Implementing this MongoDB backup solution with GitHub Actions taught us several important lessons:

  1. Credential management is critical: Proper escaping of special characters in connection strings and secure handling of credentials can prevent numerous headaches.
  2. Network security requires planning: Consider network access restrictions early in your design process, not as an afterthought.
  3. Verify backups proactively: An unverified backup is potentially useless. Always include verification steps.
  4. Create backup hierarchies: Having different retention policies for daily, weekly, monthly, and yearly backups provides flexibility for recovery options.
  5. Test restore procedures regularly: The real test of a backup system is restoration. Practice it regularly.
  6. Document everything: When disaster strikes, clear documentation makes recovery faster and less stressful.

Conclusion

Using GitHub Actions for MongoDB backups has been a game-changer for our team.
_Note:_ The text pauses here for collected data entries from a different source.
template <int MODE, bool WSYM = false>
__global__ __launch_bounds__(RING_NTMAX) void k_ring_pairfft(PlanDev P, const RingDesc *__restrict__ desc, int nrings, int nb, int M,
                                                             const double *__restrict__ maps, const double *__restrict__ pixw,
                                                             const double2 *__restrict__ zin, double2 *__restrict__ Y,
                                                             double *__restrict__ pixout = nullptr, const double *__restrict__ ref = nullptr)
{
    extern __shared__ double2 buf[];
    __shared__ double2 tw_hi[TW_HI_MAX], tw_lo[64];
    const int MP = lds_fft_slots(M), n = M, p = ilog2(M);
    double2 *ph_hi = buf + 2 * MP, *ph_lo = ph_hi + ring_ph_hi(M);
    const int nt = blockDim.x, nh = nt >> 1;
    const int nitems = ((nrings + 7) >> 3) * nb * 16;
    const TwFactored twf = load_tw_factored(tw_hi, tw_lo, P.tw, P.twN);
    int tid = threadIdx.x;
    for (int a = tid; a <= (4 * n) >> 6; a += nt) ph_hi[a] = expipi(-(double)(a << 6) / (2.0 * n));
    if (tid < 64) ph_lo[tid] = expipi(-(double)tid / (2.0 * n));
    __syncthreads();
    auto phase = [&](unsigned q) __attribute__((always_inline)) { return cmul(ph_hi[q >> 6], ph_lo[q & 63]); };
    auto ring_of = [&](int item) __attribute__((always_inline)) { return ((item >> 4) / nb) * 8 + (item & 7); };
    auto comp_of = [&](int item) __attribute__((always_inline)) { return (item >> 4) % nb; };
    RingDesc cur = RingDesc{0, 0, 0, 1, 0};
    if ((int)blockIdx.x < nitems && ring_of(blockIdx.x) < nrings) cur = desc[ring_of(blockIdx.x)];
    struct __attribute__((aligned(8))) Pair { double x, y; };
    double2 z[RING_FB][4];
    Pair wsy[RING_FB / 2];
    const bool pw = MODE == 0 && !WSYM && pixw != nullptr;
    constexpr bool wsym = MODE == 0 && WSYM;
    auto request = [&](auto U0C, const RingDesc &d, int c) __attribute__((always_inline)) {
        constexpr int U0 = decltype(U0C)::value;
        const bool hS = d.sS >= 0;
        const double *mpN = maps + (long long)c * P.npix + d.sN, *mpS = maps + (long long)c * P.npix + (hS ? d.sS : d.sN);
        const double *pwN = pixw + d.sN, *pwS = pixw + (hS ? d.sS : d.sN);
        const double2 *zp = zin + (long long)c * P.ny + d.sN;
#pragma unroll
        for (int u = U0; u < U0 + RING_FB / 2; u += 2) {
            const int j = 2 * (tid + (u >> 1) * nt), jj = j + 1 < n ? j : 0;
            wsy[u >> 1] = Pair{1.0, 1.0};
            if (MODE == 0 && wsym) wsy[u >> 1] = *reinterpret_cast<const Pair *>(pwN + jj);
#pragma unroll
            for (int q = 0; q < 4; ++q) {
                const int i = jj + q * n;
                if (MODE == 0) {
                    Pair fn = *reinterpret_cast<const Pair *>(mpN + i), fs = *reinterpret_cast<const Pair *>(mpS + i);
                    if (!wsym && pw) {
                        const Pair wn = *reinterpret_cast<const Pair *>(pwN + i), ws = *reinterpret_cast<const Pair *>(pwS + i);
                        fn.x *= wn.x; fn.y *= wn.y; fs.x *= ws.x; fs.y *= ws.y;
                    }
                    z[u][q] = make_double2(fn.x, fn.y);
                    z[u + 1][q] = make_double2(fs.x, fs.y);
                } else {
                    z[u][q] = zp[i];
                    z[u + 1][q] = zp[i + 1];
                }
            }
        }
    };
    auto finish = [&](bool hS) __attribute__((always_inline)) {
        if (MODE != 0) return;
#pragma unroll
        for (int u = 0; u < RING_FB; u += 2) {
            const Pair w = wsy[u >> 1];
#pragma unroll
            for (int q = 0; q < 4; ++q) {
                const double2 rn = z[u][q], rs = z[u + 1][q];
                const double nx = wsym ? rn.x * w.x : rn.x, ny = wsym ? rn.y * w.y : rn.y;
                const double sx = wsym ? rs.x * w.x : rs.x, sy = wsym ? rs.y * w.y : rs.y;
                z[u][q] = make_double2(nx, hS ? sx : 0.0);
                z[u + 1][q] = make_double2(ny, hS ? sy : 0.0);
            }
        }
    };
    using H0 = std::integral_constant<int, 0>;
    using H1 = std::integral_constant<int, RING_FB / 2>;
    bool have_half = false;
    for (int item = blockIdx.x; item < nitems; item += gridDim.x) {
        const int rpair = (item >> 3) & 1;
        const int ring = ring_of(item), c = comp_of(item);
        const int itn = item + gridDim.x, ringn = itn < nitems ? ring_of(itn) : nrings;
        const bool nextv = ringn < nrings;
        if (ring >= nrings) {
            if (nextv) cur = desc[ringn];
            have_half = false;
            continue;
        }
        const long long sN = cur.sN, sS = cur.sS;
        asm volatile("; item" : "+v"(tid));
        const bool haveS = sS >= 0;
        if (!have_half) request(H0{}, cur, c);
        request(H1{}, cur, c);
        int4 nd0 = make_int4(0, 0, 0, 0);
        if (nextv) nd0 = *(reinterpret_cast<const int4 *>(desc + ringn) + (tid >> 30));
        {
        __builtin_amdgcn_s_waitcnt(0xc07f);
        __builtin_amdgcn_s_barrier();
        finish(haveS);
#pragma unroll
        for (int u = 0; u < RING_FB; ++u) {
            const int j = 2 * (tid + (u >> 1) * nt) + (u & 1);
            if (j >= n) continue;
            const double2 e0 = rpair ? csub(z[u][0], z[u][2]) : cadd(z[u][0], z[u][2]);
            const double2 e1 = rpair ? mul_mi(csub(z[u][1], z[u][3])) : cadd(z[u][1], z[u][3]);
            const double2 t0 = cadd(e0, e1);
            buf[lds_slot(j)] = rpair ? cmul(t0, phase((unsigned)j)) : t0;
            buf[MP + lds_slot(j)] = cmul(csub(e0, e1), phase((unsigned)j * (unsigned)(rpair + 2)));
        }
        __syncthreads();
        have_half = false;
        if (nextv) {
            cur.sN = ((long long)__builtin_amdgcn_readfirstlane(nd0.y) << 32) | (unsigned)__builtin_amdgcn_readfirstlane(nd0.x);
            cur.sS = ((long long)__builtin_amdgcn_readfirstlane(nd0.w) << 32) | (unsigned)__builtin_amdgcn_readfirstlane(nd0.z);
            request(H0{}, cur, comp_of(itn));
            have_half = true;
        }
        const int half = tid >= nh ? 1 : 0, gt = tid - half * nh;
        double2 *bh = buf + half * MP;
        lds_fft_dif(bh, M, twf, P.twN, gt, nh);
        const int r = rpair + 2 * half;
        if (MODE == 1 && pixout) {
            double *pxN = pixout + (long long)c * P.npix + sN + r, *pxS = pixout + (long long)c * P.npix + (haveS ? sS : sN) + r;
            if (ref) {
                const double *rfN = ref + (long long)c * P.npix + sN + r, *rfS = ref + (long long)c * P.npix + (haveS ? sS : sN) + r;
                for (int k = gt; k < n; k += nh) {
                    const double2 v = bh[lds_slot(bitrev(k, p))];
                    pxN[4 * k] = rfN[4 * k] - v.x;
                    if (haveS) pxS[4 * k] = rfS[4 * k] + v.y;
                }
            } else {
                for (int k = gt; k < n; k += nh) {
                    const double2 v = bh[lds_slot(bitrev(k, p))];
                    pxN[4 * k] = v.x;
                    if (haveS) pxS[4 * k] = -v.y;
                }
            }
        } else {
            double2 *out = Y + (long long)c * P.ny + sN + (long long)r * n;
            const int kdrop0 = MODE == 0 ? (P.lmax - r) / 4 + 1 : n, kdrop1 = (4 * n - P.lmax - r + 3) / 4;
            for (int k = gt; k < n; k += nh)
                if (k < kdrop0 || k >= kdrop1) *(out + k) = bh[lds_slot(bitrev(k, p))];
        }
        }
    }
}

constexpr int SPLIT_JMAX = 16;

__global__ __launch_bounds__(512) void k_init_bhat_split(PlanDev P, const int *__restrict__ rp_list, int C,
                                                          double2 *__restrict__ bhat)
{
    extern __shared__ double2 buf[];
    const int rp = rp_list[blockIdx.x];
    const int n = P.nsub[rp], M = 2 * C;
    double2 *out = bhat + P.bhat_off[rp];
    auto b_at = [&](int j) {
        const int jj = j < n ? j : (M - j < n ? M - j : -1);
        return jj < 0 ? make_double2(0.0, 0.0) : expipi((double)chirp_num(jj, n) / (double)n);
    };
    for (int half = 0; half < 2; ++half) {
        __syncthreads();
        for (int j = threadIdx.x; j < C; j += blockDim.x) {
            const double2 b0 = b_at(j), b1 = b_at(j + C);
            buf[lds_slot(j)] = half == 0 ? cadd(b0, b1) : cmul(csub(b0, b1), P.tw[j]);
        }
        __syncthreads();
        lds_fft_dif(buf, C, P.tw, P.twN);
        for (int j = threadIdx.x; j < C; j += blockDim.x) out[half * C + j] = buf[lds_slot(j)];
    }
}

template <int MODE>
__global__ __launch_bounds__(512) void k_ring_subdft_split(PlanDev P, const int *__restrict__ rp_list, int C,
                                                            const double *__restrict__ maps, const double *__restrict__ pixw,
                                                            const double2 *__restrict__ zin, double2 *__restrict__ Y,
                                                            double *__restrict__ pixout = nullptr, const double *__restrict__ ref = nullptr)
{
    extern __shared__ double2 buf[];
    const int rp = rp_list[blockIdx.y];
    const int c = blockIdx.z;
    const int n = P.nsub[rp];
    const long long sN = P.startN[rp], sS = P.startS[rp];
    const int M = 2 * C;
    const bool plain = fft_size_for(n) == n;
    const double *mp = maps + (long long)c * P.npix;
    const double2 *zp = zin + (long long)c * P.ny + sN;
    const double2 *bh = P.bhat + (plain ? 0 : P.bhat_off[rp]);
    const double inv = 1.0 / M;
    __shared__ double2 tw_hi[TW_HI_MAX], tw_lo[64];
    const TwFactored twf = load_tw_factored(tw_hi, tw_lo, P.tw, P.twN);
    auto z_at = [&](int j, int q) {
        if (MODE == 0) {
            const long long iN = sN + j + (long long)q * n;
            double fn = mp[iN];
            if (pixw) fn *= pixw[iN];
            double fs = 0.0;
            if (sS >= 0) {
                const long long iS = sS + j + (long long)q * n;
                fs = mp[iS];
                if (pixw) fs *= pixw[iS];
            }
            return make_double2(fn, fs);
        }
        return zp[j + (long long)q * n];
    };
    auto emit = [&](int r, int k, double2 v, bool add) __attribute__((always_inline)) {
        if (MODE == 1 && pixout) {
            const long long iN = (long long)c * P.npix + sN + 4 * k + r, iS = (long long)c * P.npix + sS + 4 * k + r;
            if (add) {
                pixout[iN] += ref ? -v.x : v.x;
                if (sS >= 0) pixout[iS] += ref ? v.y : -v.y;
            } else {
                double fn = v.x, fs = -v.y;
                if (ref) { fn = ref[iN] - fn; if (sS >= 0) fs = ref[iS] - fs; }
                pixout[iN] = fn;
                if (sS >= 0) pixout[iS] = fs;
            }
        } else {
            double2 *o = Y + (long long)c * P.ny + sN + (long long)r * n + k;
            *o = add ? cadd(*o, v) : v;
        }
    };
    auto input = [&](int r, int j) __attribute__((always_inline)) {
        const double2 t = dif4_combine(z_at(j, 0), z_at(j, 1), z_at(j, 2), z_at(j, 3), r);
        const unsigned qn = load_phase_num(j, r, n, !plain);
        return qn ? cmul(t, expipi(-(double)qn / (2.0 * n))) : t;
    };
    for (int r = 0; r < 4; ++r) {
        if (plain) {
            __syncthreads();
#pragma unroll 4
            for (int u = 0; u < SPLIT_JMAX; ++u) {
                const int j = threadIdx.x + u * blockDim.x;
                if (j < n) buf[lds_slot(j)] = input(r, j);
            }
            __syncthreads();
            lds_fft_dif(buf, n, twf, P.twN);
            const int pbits = ilog2(n);
            for (int k = threadIdx.x; k < n; k += blockDim.x) emit(r, k, buf[lds_slot(bitrev(k, pbits))], false);
            continue;
        }
        for (int half = 0; half < 2; ++half) {
            __syncthreads();
#pragma unroll 4
            for (int u = 0; u < SPLIT_JMAX; ++u) {
                const int j = threadIdx.x + u * blockDim.x;
                if (j < C) {
                    double2 v = make_double2(0.0, 0.0);
                    if (j < n) {
                        v = input(r, j);
                        if (half) v = cmul(v, twf[j]);
                    }
                    buf[lds_slot(j)] = v;
                }
            }
            __syncthreads();
            lds_fft_dif(buf, C, twf, P.twN);
            for (int j = threadIdx.x; j < C; j += blockDim.x) buf[lds_slot(j)] = cmul(buf[lds_slot(j)], bh[half * C + j]);
            __syncthreads();
            lds_fft_dit_inv(buf, C, twf, P.twN);
#pragma unroll 4
            for (int u = 0; u < SPLIT_JMAX; ++u) {
                const int k = threadIdx.x + u * blockDim.x;
                if (k < n) {
                    double2 y = buf[lds_slot(k)];
                    if (half) y = cmulc(y, twf[k]);
                    emit(r, k, cscale(cmul(y, expipi(-(double)chirp_num(k, n) / (double)n)), inv), half != 0);
                }
            }
        }
    }
}

__global__ __launch_bounds__(256) void k_synth_spectrum_v(PlanDev P, const double *__restrict__ Fv, int nc, int lmax,
                                                          double2 *__restrict__ Zc, const int *__restrict__ mlim, int rp_hi)
{
    const int rp = blockIdx.x * 4 + (threadIdx.x & 3), rest = threadIdx.x >> 2;
    if (rp >= P.nrp || rp >= rp_hi) return;
    const int c = rest % nc, kk = rest / nc, kstep = (int)(blockDim.x >> 2) / nc;
    if (kk >= kstep) return;
    const int n = P.nsub[rp], nphi = 4 * n;
    const bool shifted = P.shifted[rp] != 0;
    const long long mstride = (long long)P.nrp_pad * 4 * nc;
    const double *row = Fv + (long long)rp * 4 * nc + 4 * c;
    const int mtop = mlim ? min(lmax, mlim[rp]) : lmax;
    for (int k = kk; 2 * k <= nphi; k += kstep) {
        const int k2 = (nphi - k) % nphi;
        double2 an = make_double2(0.0, 0.0), as = an, bn = an, bs = an;
        for (int m = k; m <= mtop; m += nphi) {
            const double2 *b = reinterpret_cast<const double2 *>(row + m * mstride);
            double2 ph = make_double2(1.0, 0.0);
            if (shifted) ph = expipi((double)(m % (2 * nphi)) / (double)nphi);
            const double sc = m == 0 ? 0.5 : 1.0;
            an = cadd(an, cscale(cmul(b[0], ph), sc));
// ... 31 lines not shown
    const long long mstride = (long long)P.nrp_pad * 4 * nc;
    const double *row = Fv + (long long)rp * 4 * nc;
    for (int e = threadIdx.x; e < SPT_M * nc; e += blockDim.x) {
        const int j = e / nc, c = e % nc, m = m0 + j;
        double2 z1 = make_double2(0.0, 0.0), z2 = z1;
        if (m <= mtop) {
            const double2 *b = reinterpret_cast<const double2 *>(row + m * mstride + 4 * c);
            double2 fn = b[0], fs = b[1];
            if (shifted) {
                const double2 ph = expipi((double)(m % (2 * nphi)) / (double)nphi);
                fn = cmul(fn, ph);
                fs = cmul(fs, ph);
            }
            if (m == 0) {
                z1 = cconj(cadd(make_double2(fn.x, 0.0), mul_pi(make_double2(fs.x, 0.0))));
            } else {
                z1 = cconj(cadd(fn, mul_pi(fs)));
                z2 = cconj(cadd(cconj(fn), mul_pi(cconj(fs))));
            }
        }
        spt[c * SPT_M + j] = z1;
        spt[(nc + c) * SPT_M + j] = z2;
    }
    __syncthreads();
    for (int e = threadIdx.x; e < SPT_M * nc; e += blockDim.x) {
        const int c = e / SPT_M, j = e % SPT_M, m = m0 + j;
        double2 *z = Zc + (long long)c * P.ny + P.startN[rp];
        if (2 * m <= nphi) z[m] = spt[c * SPT_M + j];
        if (m > 0 && 2 * m < nphi) z[nphi - m] = spt[(nc + c) * SPT_M + j];
    }
}

}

We went from a manual, error-prone process to a fully automated, monitored, and tested backup system that has already proven its value in real-world recovery scenarios.

The combination of scheduled workflows, self-hosted runners, secure credential management, and comprehensive verification provides peace of mind that our data is protected. The added benefits of version-controlled backup configurations and integration with our existing CI/CD system make GitHub Actions an excellent choice for database backups.

If your team is already using GitHub, I highly recommend leveraging GitHub Actions for critical operational tasks like database backups. The investment in setting up proper automation will pay dividends the first time you need to recover from a data issue—and you will eventually need to recover, it's just a matter of when.